Analyzing the data of the past 15 years may be the key factor to find the next wave of M & A integration in the chemical industry.

There are more and more M & A activities in chemical companies. Many people in the chemical industry are trying to predict where this increasing M & A activity will take place and how it will continue in the future.

At Ernst & young, we reviewed the strategic principles behind the large-scale chemical transactions that have taken place in the past 15 years to predict the trends that will drive these transactions.

In our report, “where are we going to see the next wave of consolidation in the chemical industry?” (PDF), three points become clear:

Companies with lagged financial performance are more likely to engage in M & A activities than those with strong growth and profitability.

Companies with lower than average financial performance are more likely to carry out transformation transactions.

Enterprises with revenue growth and profit potential are facing increasing strategic pressure, requiring them to carry out large-scale transformation transactions.

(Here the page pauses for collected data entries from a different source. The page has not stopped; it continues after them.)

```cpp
Lay ba_layout(int64_t C, int64_t P, int64_t N, int64_t D, int64_t n_items, int64_t n_cchunks, int precision);

void* sfm_scratch(sfm_ctx* h, size_t bytes);

int ba_xnorm_partial(sfm_ctx* h, sfm_ba_problem p, const double* x);
int ba_xnorm_finish(sfm_ctx* h, sfm_ba_problem p, const double* x);
#include "ba_stages.h"
```

sfm_amd/csrc/ba_stages.h:

```cpp
#pragma once
enum { CGS_RR0 = 0, CGS_RR = 1, CGS_ITER = 2, CGS_FAIL = 3, CGS_DONE = 4,
       CGS_RR_SLOT = 5 };
enum { CGB_PAIR = 5 };
enum { CG_RZ = 0, CG_RR = 1, CG_RR0 = 2, CG_ITER = 3, CG_FAIL = 4, CG_DOT = 5 };
#pragma GCC visibility push(hidden)
int check_problem(sfm_ctx* h, sfm_ba_problem p, Lay* L);
bool ba_wait_for_word(sfm_ctx* h, const volatile double* word, double want);
void ba_copy_neg(sfm_ctx* h, const double* src, double* dst, int n, double sgn);
void ba_add_vec(sfm_ctx* h, const double* a, const double* b, double* dst, int n);
void ba_dot(sfm_ctx* h, int n, const double* a, const double* b, double* out);
void ba_sum_partials(sfm_ctx* h, const double* part, int nblk, int cnt, double* dst);
void launch_build_G(sfm_ctx* h, sfm_ba_problem p, const Lay& L, double alpha, double* cg_scal);
void launch_obs_Gtp(sfm_ctx* h, sfm_ba_problem p, const Lay& L, const double* vc);
void launch_backsub_points(sfm_ctx* h, sfm_ba_problem p, const Lay& L);
void launch_cam_reduce_chunks(sfm_ctx* h, sfm_ba_problem p, const Lay& L, const double* vec);
void launch_cam_reduce_final(sfm_ctx* h, sfm_ba_problem p, const Lay& L, const double* base, double* out, bool point_sums);
void launch_backsub(sfm_ctx* h, sfm_ba_problem p, const Lay& L, int want_q);
int schur_materialise_S(sfm_ctx* h, sfm_ba_problem p, const Lay& L);
void launch_finish_solve_pcg(sfm_ctx* h, sfm_ba_problem p, const Lay& L, int want_q, const double* dotp, const double* failp);
int cgs_second_system_verdict(sfm_ctx* h, sfm_ba_problem p, const Lay& L);
#pragma GCC visibility pop
```

sfm_amd/csrc/trf.hip:

```cpp
#include <cmath>
#include <vector>
#include "ba_internal.h"
#include "trf_loop.h"

struct sfm_trf_state_s {
  sfm_ctx* h;
  sfm_ba_problem p;
  double* x;
  double* x_new;
  sfm_trf_options opt;
  sfm_reduce_fn reduce;
  void* reduce_user;
  sfm_ba_layout lay;
  trf_core::State st;
  int n_solves;
  long long cg_iters;
};

namespace {
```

Jens Christian Fritz, chief financial officer of ey, head of strategy and trading, founding business in Germany, Switzerland and Austria, said: “growth and profitability are the reasons why mergers and acquisitions are on the executive agenda, especially in companies with more than average financial difficulties.”

Chemical trade

In the past 15 years, M & A activities in the global chemical industry have increased significantly. The number of transactions worth more than 3 billion euros is about three times that of the previous 15 years (1988-2002).

The direct result of these transactions is:

Expand products to segments with higher profit margins. The geographical focus of these transactions is driven by their respective end market profiles (e.g. e-chemicals in Southeast Asia).

Geographical expansion. Targeted geographic expansion usually occurs in growth regions such as Asia Pacific and Eastern Europe.

Market share. These developments usually occur in more mature regions, including Western Europe and North America.

There is also a regional impact in trading. Most of the big deals are in mature regions such as the US, Western Europe and Japan. Such transactions have also occurred in growth regions such as China, India, Thailand, Indonesia, South Africa and Eastern Europe.

In addition, the number of transactions increased in selected chemical segments, including adhesives, petrochemicals, paints and coatings. The most recent deals have focused on the agricultural and industrial gas subsectors from 2016 to 2018.

Expected decline in chemical trade

Despite the increase in the number of deals, most of the recently acquired entities underperformed in the S & P 500 chemicals index in the first year after the deal was announced. In addition, macroeconomic slowdown and geopolitical reasons are expected to temporarily slow M & A activity in the industry.

However, the frequency of these activities is expected to return to the right track in the long term, given that chemical companies are continuing to look for high growth and high profit segments. In the past, companies with low growth and low profits may lag behind competitors in finding more deals.

These companies need to develop strategies to improve growth and profitability. For the same reason, we also expect them to play an important role in the next wave of consolidation in some chemical industry segments.

Trading attraction of chemical industry

Companies that need large-scale conversion transactions can be identified through more detailed analysis. At the same time, it is important to identify the chemical sub industries that may have more M & A activities.

Three key indicators help to drive the attractiveness of sub sectors:

Growth prospects of various industries

EBITDA margin level

Asset strength by Sector

Taking these indicators into account, we expect sub sectors such as food ingredients chemicals, personal care chemicals, construction chemicals, paints and coatings to lag behind the broader sectors. Therefore, these sub sectors are likely to increase M & A activities in the near future.

However, before starting this road, chemical companies need to equip themselves with advanced technology and innovation, which can extend the life cycle of professional products.